# BMS Supplying When Car Plugin and Run (Ignition On)



## mizlplix (May 1, 2011)

I use a DC/DC converter like in your option #2. It charges the aux battery during charging or while driving both.

I get about 53 miles if the DC/DC converter only runs during charging.

I get 48 miles or so if the DC/DC runs while driving too.

(I have a relay to isolate it from pack and aux batteries when I want to turn it off to prevent any parasitic drains).

Miz


----------



## iruraz (Sep 4, 2012)

@mizlplix thanks for your response. If I use option2 aux battery charges from main battery. And car's 12V system uses aux. batt. when the car is parked. Under this conditions does battery charging time increase?
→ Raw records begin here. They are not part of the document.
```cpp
extern "C" int cape_gconv_fwd_bf16(const cape_src_t *srcs, int32_t nsrc, void *y, int64_t y_sample_stride,
                                   int32_t ldy, int32_t N, int32_t Mo, int32_t F, const float *bias,
                                   int32_t bias_mode, int32_t act, uint32_t *mask_out, const cape_rank_t *rank,
                                   int32_t out_deinterleave, void *stream) {
    return gconv_fwd_impl(srcs, nsrc, (float *)y, y_sample_stride, ldy, N, Mo, F, bias, bias_mode, act, mask_out, rank,
                          out_deinterleave, stream, true);
}

extern "C" int64_t cape_gconv_dw_workspace_bytes(const cape_src_t *srcs, int32_t nsrc, int32_t N,
                                                 int32_t Mo, int32_t F) {
    if (!srcs || nsrc < 1 || nsrc > CAPE_MAX_SRC || N < 1 || Mo < 1 || F < 1) return CAPE_EINVAL;
    DwPlan pl;
    plan_dw(srcs, nsrc, N, Mo, F, pl);
    long long need = pl.slab * pl.ngroups * pl.rsplit;
    {
        plan_dw_plain(srcs, nsrc, N, Mo, F, true, pl);
        const long long n2 = pl.slab * pl.ngroups * pl.rsplit;
        need = n2 > need ? n2 : need;
    }
    return (int64_t)need * (int64_t)sizeof(float);
}

namespace {
inline bool dw_takes_h2(const cape_src_t *srcs, int nsrc, const float *dz2, uint32_t dz2_mask, int Mo, int lddz, const cape_h2_dw_t *h2) {
    if (!h2) return false;
    DwParams p;
    p.nsrc = nsrc;
    p.dz2_mask = dz2 ? dz2_mask : 0u;
    p.Mo = Mo; p.lddz = lddz;
    for (int i = 0; i < nsrc; ++i) p.s[i].ldx = srcs[i].ldx;
    fill_h2_dw(p, h2);
    return h2_dw_eligible(p);
}
int gconv_dw_plan_impl(const cape_src_t *srcs, int32_t nsrc, const float *dz, int64_t dz_sample_stride,
                       int32_t lddz, const float *dz2, uint32_t dz2_mask, int32_t N, int32_t Mo, int32_t F,
                       int32_t plan[4], bool bf16, const cape_h2_dw_t *h2 = nullptr) {
    if (!srcs || nsrc < 1 || nsrc > CAPE_MAX_SRC || !dz || N < 1 || Mo < 1 || F < 1 || lddz < F || !plan) return CAPE_EINVAL;
    DwPlan pl;
    plan[0] = choose_dw(srcs, nsrc, dz, dz_sample_stride, lddz, dz2, dz2_mask, N, Mo, F, pl, bf16);
    const int nm = dw_narrow_mode(srcs, nsrc, dz, dz_sample_stride, lddz, dz2, dz2_mask, F, plan[0], bf16);
    if (nm) {
        plan[0] = nm;
    } else if (plan[0] == 3 && !bf16 && dw_takes_h2(srcs, nsrc, dz2, dz2_mask, Mo, lddz, h2)) {
        plan[0] = 4;
        plan_dw_splits(N, Mo, pl, DW_SLOTS_PIPELINED);
    }
    plan[1] = pl.ct; plan[2] = pl.ft; plan[3] = pl.ngroups * pl.rsplit;
    return CAPE_OK;
}
struct DwReduceParams;
int gconv_dw_stage_impl(const cape_src_t *srcs, int32_t nsrc, const float *dz,
                        int64_t dz_sample_stride, int32_t lddz, const float *dz2, uint32_t dz2_mask,
                        int32_t N, int32_t Mo, int32_t F, int32_t accumulate, void *workspace,
                        int64_t workspace_bytes, int32_t stage, void *stream, bool bf16,
                        DwReduceParams *batch_rp = nullptr, int *batch_vec = nullptr, int *batch_blocks = nullptr,
                        const cape_h2_dw_t *h2 = nullptr);
}

extern "C" int cape_gconv_dw_plan(const cape_src_t *srcs, int32_t nsrc, const float *dz, int64_t dz_sample_stride,
                                  int32_t lddz, const float *dz2, uint32_t dz2_mask, int32_t N, int32_t Mo, int32_t F,
                                  int32_t plan[4]) {
    return gconv_dw_plan_impl(srcs, nsrc, dz, dz_sample_stride, lddz, dz2, dz2_mask, N, Mo, F, plan, false);
}

extern "C" int cape_gconv_dw_plan_h2(const cape_src_t *srcs, int32_t nsrc, const float *dz, int64_t dz_sample_stride,
                                     int32_t lddz, const float *dz2, uint32_t dz2_mask, int32_t N, int32_t Mo, int32_t F,
                                     const cape_h2_dw_t *h2, int32_t plan[4]) {
    return gconv_dw_plan_impl(srcs, nsrc, dz, dz_sample_stride, lddz, dz2, dz2_mask, N, Mo, F, plan, false, h2);
}

extern "C" int cape_gconv_dw_stage_h2(const cape_src_t *srcs, int32_t nsrc, const float *dz,
                                      int64_t dz_sample_stride, int32_t lddz, const float *dz2, uint32_t dz2_mask,
                                      int32_t N, int32_t Mo, int32_t F, int32_t accumulate, void *workspace,
                                      int64_t workspace_bytes, int32_t stage, const cape_h2_dw_t *h2, void *stream) {
    if (stage > 2) return CAPE_EINVAL;
    return gconv_dw_stage_impl(srcs, nsrc, dz, dz_sample_stride, lddz, dz2, dz2_mask, N, Mo, F, accumulate, workspace,
                               workspace_bytes, stage, stream, false, nullptr, nullptr, nullptr, h2);
}

extern "C" int cape_gconv_dw_plan_bf16(const cape_src_t *srcs, int32_t nsrc, const void *dz, int64_t dz_sample_stride,
                                       int32_t lddz, const void *dz2, uint32_t dz2_mask, int32_t N, int32_t Mo, int32_t F,
                                       int32_t plan[4]) {
    return gconv_dw_plan_impl(srcs, nsrc, (const float *)dz, dz_sample_stride, lddz, (const float *)dz2, dz2_mask, N, Mo, F, plan, true);
}

extern "C" int cape_gconv_dw_bf16(const cape_src_t *srcs, int32_t nsrc, const void *dz,
                                  int64_t dz_sample_stride, int32_t lddz, const void *dz2, uint32_t dz2_mask,
                                  int32_t N, int32_t Mo, int32_t F, int32_t accumulate, void *workspace,
                                  int64_t workspace_bytes, void *stream) {
    return gconv_dw_stage_impl(srcs, nsrc, (const float *)dz, dz_sample_stride, lddz, (const float *)dz2, dz2_mask, N, Mo, F,
                               accumulate, workspace, workspace_bytes, 0, stream, true);
}

extern "C" int cape_gconv_dw_stage_bf16(const cape_src_t *srcs, int32_t nsrc, const void *dz,
                                        int64_t dz_sample_stride, int32_t lddz, const void *dz2, uint32_t dz2_mask,
                                        int32_t N, int32_t Mo, int32_t F, int32_t accumulate, void *workspace,
                                        int64_t workspace_bytes, int32_t stage, void *stream) {
    if (stage > 2) return CAPE_EINVAL;
    return gconv_dw_stage_impl(srcs, nsrc, (const float *)dz, dz_sample_stride, lddz, (const float *)dz2, dz2_mask, N, Mo, F,
                               accumulate, workspace, workspace_bytes, stage, stream, true);
}

extern "C" int cape_gconv_dw(const cape_src_t *srcs, int32_t nsrc, const float *dz,
                             int64_t dz_sample_stride, int32_t lddz, const float *dz2, uint32_t dz2_mask,
                             int32_t N, int32_t Mo, int32_t F, int32_t accumulate, void *workspace,
                             int64_t workspace_bytes, void *stream) {
    return cape_gconv_dw_stage(srcs, nsrc, dz, dz_sample_stride, lddz, dz2, dz2_mask, N, Mo, F, accumulate, workspace,
                               workspace_bytes, 0, stream);
}

extern "C" int cape_gconv_dw_stage(const cape_src_t *srcs, int32_t nsrc, const float *dz,
                                   int64_t dz_sample_stride, int32_t lddz, const float *dz2, uint32_t dz2_mask,
                                   int32_t N, int32_t Mo, int32_t F, int32_t accumulate, void *workspace,
                                   int64_t workspace_bytes, int32_t stage, void *stream) {
    if (stage > 2) return CAPE_EINVAL;
    return gconv_dw_stage_impl(srcs, nsrc, dz, dz_sample_stride, lddz, dz2, dz2_mask, N, Mo, F, accumulate, workspace,
                               workspace_bytes, stage, stream, false);
}

namespace {
int gconv_dw_stage_impl(const cape_src_t *srcs, int32_t nsrc, const float *dz,
                        int64_t dz_sample_stride, int32_t lddz, const float *dz2, uint32_t dz2_mask,
                        int32_t N, int32_t Mo, int32_t F, int32_t accumulate, void *workspace,
                        int64_t workspace_bytes, int32_t stage, void *stream, bool bf16,
                        DwReduceParams *batch_rp, int *batch_vec, int *batch_blocks, const cape_h2_dw_t *h2) {
    if (stage < 0 || stage > 3 || (stage == 3 && (!batch_rp || !batch_vec || !batch_blocks))) return CAPE_EINVAL;
    if (!srcs || nsrc < 1 || nsrc > CAPE_MAX_SRC || !dz || N < 1 || Mo < 1 || F < 1 || lddz < F || !workspace)
        return CAPE_EINVAL;
    if (dz2_mask && !dz2) return CAPE_EINVAL;
    DwPlan pl;
    const int fam = choose_dw(srcs, nsrc, dz, dz_sample_stride, lddz, dz2, dz2_mask, N, Mo, F, pl, bf16);
    const bool packed = fam == 2, plain = fam != 0, dw_split = fam == 3;
    const int narrow = dw_narrow_mode(srcs, nsrc, dz, dz_sample_stride, lddz, dz2, dz2_mask, F, fam, bf16);
    const bool use_h2 = !narrow && !bf16 && dw_split && dw_takes_h2(srcs, nsrc, dz2, dz2_mask, Mo, lddz, h2);
    if (use_h2) plan_dw_splits(N, Mo, pl, DW_SLOTS_PIPELINED);
    const bool dzvec = dw_dz_vec(dz, dz_sample_stride, lddz, dz2, bf16 ? 2 : 4);
    const long long need = pl.slab * pl.ngroups * pl.rsplit * (long long)sizeof(float);
    if (workspace_bytes < need) return CAPE_EWORKSPACE;
    DwParams p;
    DwReduceParams rp;
    p.nsrc = nsrc; rp.nsrc = nsrc;
    int toff = 0;
    long long poff = 0;
    for (int i = 0; i < nsrc; ++i) {
        if (!srcs[i].w) return CAPE_EINVAL;
        int rc = fill_src(p.s[i], srcs[i], bf16 ? 2 : 4);
        if (rc) return rc;
        p.tile_off[i] = toff; p.part_off[i] = poff; rp.part_off[i] = poff;
        toff += packed ? 0 : pl.ctiles[i] * pl.ftiles;
        poff += (long long)srcs[i].C * F;
        p.vstart[i] = packed ? pl.vstart[i] : 0;
        rp.w[i] = const_cast<float *>(srcs[i].w); rp.wrs[i] = srcs[i].w_rs; rp.wcs[i] = srcs[i].w_cs;
    }
    p.tile_off[nsrc] = toff; p.part_off[nsrc] = poff; rp.part_off[nsrc] = poff;
    p.vstart[nsrc] = packed ? pl.vstart[nsrc] : 0;
    p.dz = dz; p.dz2 = dz2; p.dz2_mask = dz2 ? dz2_mask : 0u; p.dzs = dz_sample_stride; p.lddz = lddz;
    p.dzvec = dzvec;
    p.N = N; p.Mo = Mo; p.F = F; p.ftiles = pl.ftiles;
    p.rsplit = pl.rsplit; p.rows_per_split = pl.rows_per_split;
    p.ngroups = pl.ngroups; p.samples_per_group = pl.samples_per_group;
    p.ws = (float *)workspace; p.slab = pl.slab;
    fill_h2_dw(p, bf16 ? nullptr : h2);
    hipStream_t st = (hipStream_t)stream;
    dim3 grid((unsigned)(pl.ntiles * ((pl.ngroups * pl.rsplit + 7) / 8) * 8)), block(256);
    if (stage >= 2) {
    } else if (narrow == 5) {
        CAPE_LAUNCH(dw_narrow_in_kernel, grid, block, 32768, st, p, narrow_lpr(F / 4), pl.ntiles);
    } else if (narrow == 6) {
        int sumC = 0;
        for (int i = 0; i < nsrc; ++i) sumC += srcs[i].C;
        CAPE_LAUNCH(dw_narrow_out_kernel, grid, block, 16384, st, p, narrow_lpr(sumC / 4), pl.ntiles);
    } else if (use_h2) {
        h2_dw_launch(p, pl.ct, pl.ft, grid, st);
    } else if (bf16 && dw_split) {
        if (pl.ct == 64 && pl.ft == 64) CAPE_LAUNCH((dw_split_kernel<64, 64, cape_bf16>), grid, block, 0, st, p);
        else if (pl.ct == 64) CAPE_LAUNCH((dw_split_kernel<64, 128, cape_bf16>), grid, block, 0, st, p);
        else if (pl.ft == 64) CAPE_LAUNCH((dw_split_kernel<128, 64, cape_bf16>), grid, block, 0, st, p);
        else CAPE_LAUNCH((dw_split_kernel<128, 128, cape_bf16>), grid, block, 0, st, p);
    } else if (bf16 && packed) {
        if (pl.ft == 32) CAPE_LAUNCH((dw_packed_kernel<128, 32, 4, 1, cape_bf16>), grid, block, 0, st, p);
        else if (pl.ct == 64 && pl.ft == 64) CAPE_LAUNCH((dw_packed_kernel<64, 64, 2, 2, cape_bf16>), grid, block, 0, st, p);
        else if (pl.ct == 64) CAPE_LAUNCH((dw_packed_kernel<64, 128, 2, 2, cape_bf16>), grid, block, 0, st, p);
        else if (pl.ft == 64) CAPE_LAUNCH((dw_packed_kernel<128, 64, 2, 2, cape_bf16>), grid, block, 0, st, p);
        else CAPE_LAUNCH((dw_packed_kernel<128, 128, 2, 2, cape_bf16>), grid, block, 0, st, p);
    } else if (bf16 && plain) {
        if (pl.ct == 64 && pl.ft == 64) CAPE_LAUNCH((dw_plain_kernel<64, 64, 2, 2, cape_bf16>), grid, block, 0, st, p);
        else if (pl.ct == 64) CAPE_LAUNCH((dw_plain_kernel<64, 128, 2, 2, cape_bf16>), grid, block, 0, st, p);
        else if (pl.ft == 64) CAPE_LAUNCH((dw_plain_kernel<128, 64, 2, 2, cape_bf16>), grid, block, 0, st, p);
        else CAPE_LAUNCH((dw_plain_kernel<128, 128, 2, 2, cape_bf16>), grid, block, 0, st, p);
    } else if (bf16) {
        if (pl.ct == 64 && pl.ft == 64) CAPE_LAUNCH((gconv_dw_kernel<64, 64, cape_bf16>), grid, block, 0, st, p);
        else if (pl.ct == 64) CAPE_LAUNCH((gconv_dw_kernel<64, 128, cape_bf16>), grid, block, 0, st, p);
        else if (pl.ft == 64) CAPE_LAUNCH((gconv_dw_kernel<128, 64, cape_bf16>), grid, block, 0, st, p);
        else CAPE_LAUNCH((gconv_dw_kernel<128, 128, cape_bf16>), grid, block, 0, st, p);
    } else
    if (packed) {
        if (pl.ft == 32) CAPE_LAUNCH((dw_packed_kernel<128, 32, 4, 1>), grid, block, 0, st, p);
        else if (pl.ct == 64 && pl.ft == 64) CAPE_LAUNCH((dw_packed_kernel<64, 64, 2, 2>), grid, block, 0, st, p);
        else if (pl.ct == 64) CAPE_LAUNCH((dw_packed_kernel<64, 128, 2, 2>), grid, block, 0, st, p);
        else if (pl.ft == 64) CAPE_LAUNCH((dw_packed_kernel<128, 64, 2, 2>), grid, block, 0, st, p);
        else CAPE_LAUNCH((dw_packed_kernel<128, 128, 2, 2>), grid, block, 0, st, p);
    } else if (plain && dw_split) {
        if (pl.ct == 64 && pl.ft == 64) CAPE_LAUNCH((dw_split_kernel<64, 64>), grid, block, 0, st, p);
        else if (pl.ct == 64) CAPE_LAUNCH((dw_split_kernel<64, 128>), grid, block, 0, st, p);
        else if (pl.ft == 64) CAPE_LAUNCH((dw_split_kernel<128, 64>), grid, block, 0, st, p);
        else CAPE_LAUNCH((dw_split_kernel<128, 128>), grid, block, 0, st, p);
    } else if (plain) {
        if (pl.ct == 64 && pl.ft == 64) CAPE_LAUNCH((dw_plain_kernel<64, 64, 2, 2>), grid, block, 0, st, p);
        else if (pl.ct == 64) CAPE_LAUNCH((dw_plain_kernel<64, 128, 2, 2>), grid, block, 0, st, p);
        else if (pl.ft == 64) CAPE_LAUNCH((dw_plain_kernel<128, 64, 2, 2>), grid, block, 0, st, p);
        else CAPE_LAUNCH((dw_plain_kernel<128, 128, 2, 2>), grid, block, 0, st, p);
    } else
    if (pl.ct == 64 && pl.ft == 64) CAPE_LAUNCH((gconv_dw_kernel<64, 64>), grid, block, 0, st, p);
    else if (pl.ct == 64) CAPE_LAUNCH((gconv_dw_kernel<64, 128>), grid, block, 0, st, p);
    else if (pl.ft == 64) CAPE_LAUNCH((gconv_dw_kernel<128, 64>), grid, block, 0, st, p);
    else CAPE_LAUNCH((gconv_dw_kernel<128, 128>), grid, block, 0, st, p);
    CAPE_LAUNCH_CHECK();
    if (stage == 1) return CAPE_OK;
    rp.F = F; rp.nsplit = pl.ngroups * pl.rsplit; rp.accumulate = accumulate; rp.ws = (const float *)workspace; rp.slab = pl.slab;
    long long total = poff;
    int rblocks = (int)((total + 15) / 16);
    bool rvec = (F & 3) == 0 && (pl.slab & 3) == 0 && (reinterpret_cast<uintptr_t>(workspace) & 15) == 0 && total >= 262144;
    for (int i = 0; i < nsrc; ++i)
        rvec = rvec && srcs[i].w_cs == 1 && (srcs[i].w_rs & 3) == 0 && (reinterpret_cast<uintptr_t>(srcs[i].w) & 15) == 0;
    if (stage == 3) {
        *batch_rp = rp;
        *batch_vec = rvec ? 1 : 0;
        *batch_blocks = rvec ? (int)((total / 4 + 255) / 256) : rblocks;
        return CAPE_OK;
    }
    if (rvec) CAPE_LAUNCH(dw_reduce_vec_kernel, dim3((unsigned)((total / 4 + 255) / 256)), dim3(256), 0, st, rp);
    else CAPE_LAUNCH(dw_reduce_kernel, dim3(rblocks), dim3(256), 0, st, rp);
    CAPE_LAUNCH_CHECK();
    return CAPE_OK;
}
}

extern "C" int cape_gconv_dw_reduce_batch(const cape_dw_item_t *items, int32_t nitems, void *stream) {
    if (!items || nitems < 1 || nitems > CAPE_MAX_DW_REDUCE_ITEMS) return CAPE_EINVAL;
    DwReduceBatch B;
    B.n = nitems;
    int off = 0;
    for (int i = 0; i < nitems; ++i) {
        const cape_dw_item_t &t = items[i];
        int blocks = 0;
        const int rc = gconv_dw_stage_impl(t.srcs, t.nsrc, (const float *)t.dz, t.dz_sample_stride, t.lddz, (const float *)t.dz2,
                                           t.dz2_mask, t.N, t.Mo, t.F, t.accumulate, t.workspace, t.workspace_bytes, 3, stream,
                                           t.bf16 != 0, &B.it[i], &B.vec[i], &blocks, t.h2);
        if (rc) return rc;
        B.blk_off[i] = off;
        off += blocks;
    }
    B.blk_off[nitems] = off;
    CAPE_LAUNCH(dw_reduce_batch_kernel, dim3((unsigned)off), dim3(256), 0, (hipStream_t)stream, B);
// ... 4 lines not shown
```

### cape_amd/ops.py

```python
import ctypes as C

import numpy as np
import torch

from . import _lib
from ._lib import lib, CapeSrc, check
from .graph import ConvOperators, HostCSR

import os as _os
FUSED_RECURRENCE = int(_os.environ.get("CAPE_FUSED_RECURRENCE", "1"))
CMR_FUSED_TAIL = int(_os.environ.get("CAPE_CMR_FUSED_TAIL", "1"))
MERGED_D_PASS = _os.environ.get("CAPE_MERGED_D_PASS", "auto")


def merged_d_pass(batch):
    if MERGED_D_PASS == "auto":
        return 2 * int(batch) <= 32
    return bool(int(MERGED_D_PASS))
SPMM_ELL = int(_os.environ.get("CAPE_SPMM_ELL", "1"))
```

Or Does this condition bring new problems about bms or battery?

What do you think about option1? It seems reliable.

Regards.


----------



## mizlplix (May 1, 2011)

If I have a battery charging time increase, it is not really measurable to me. I am sure it is some.

With option 1, you will still need a 12VDC system for car systems and controls. Running it off of a DC/DC converter leaves you nothing as a back up if the converter fails while out on the road. You will be stranded. An aux. 12VDC battery is cheap insurance and redundancy to assure you can get home.

Use a battery, DC/DC converter (Instead of a power supply) and a small, onboard, 12VDC SLA battery. 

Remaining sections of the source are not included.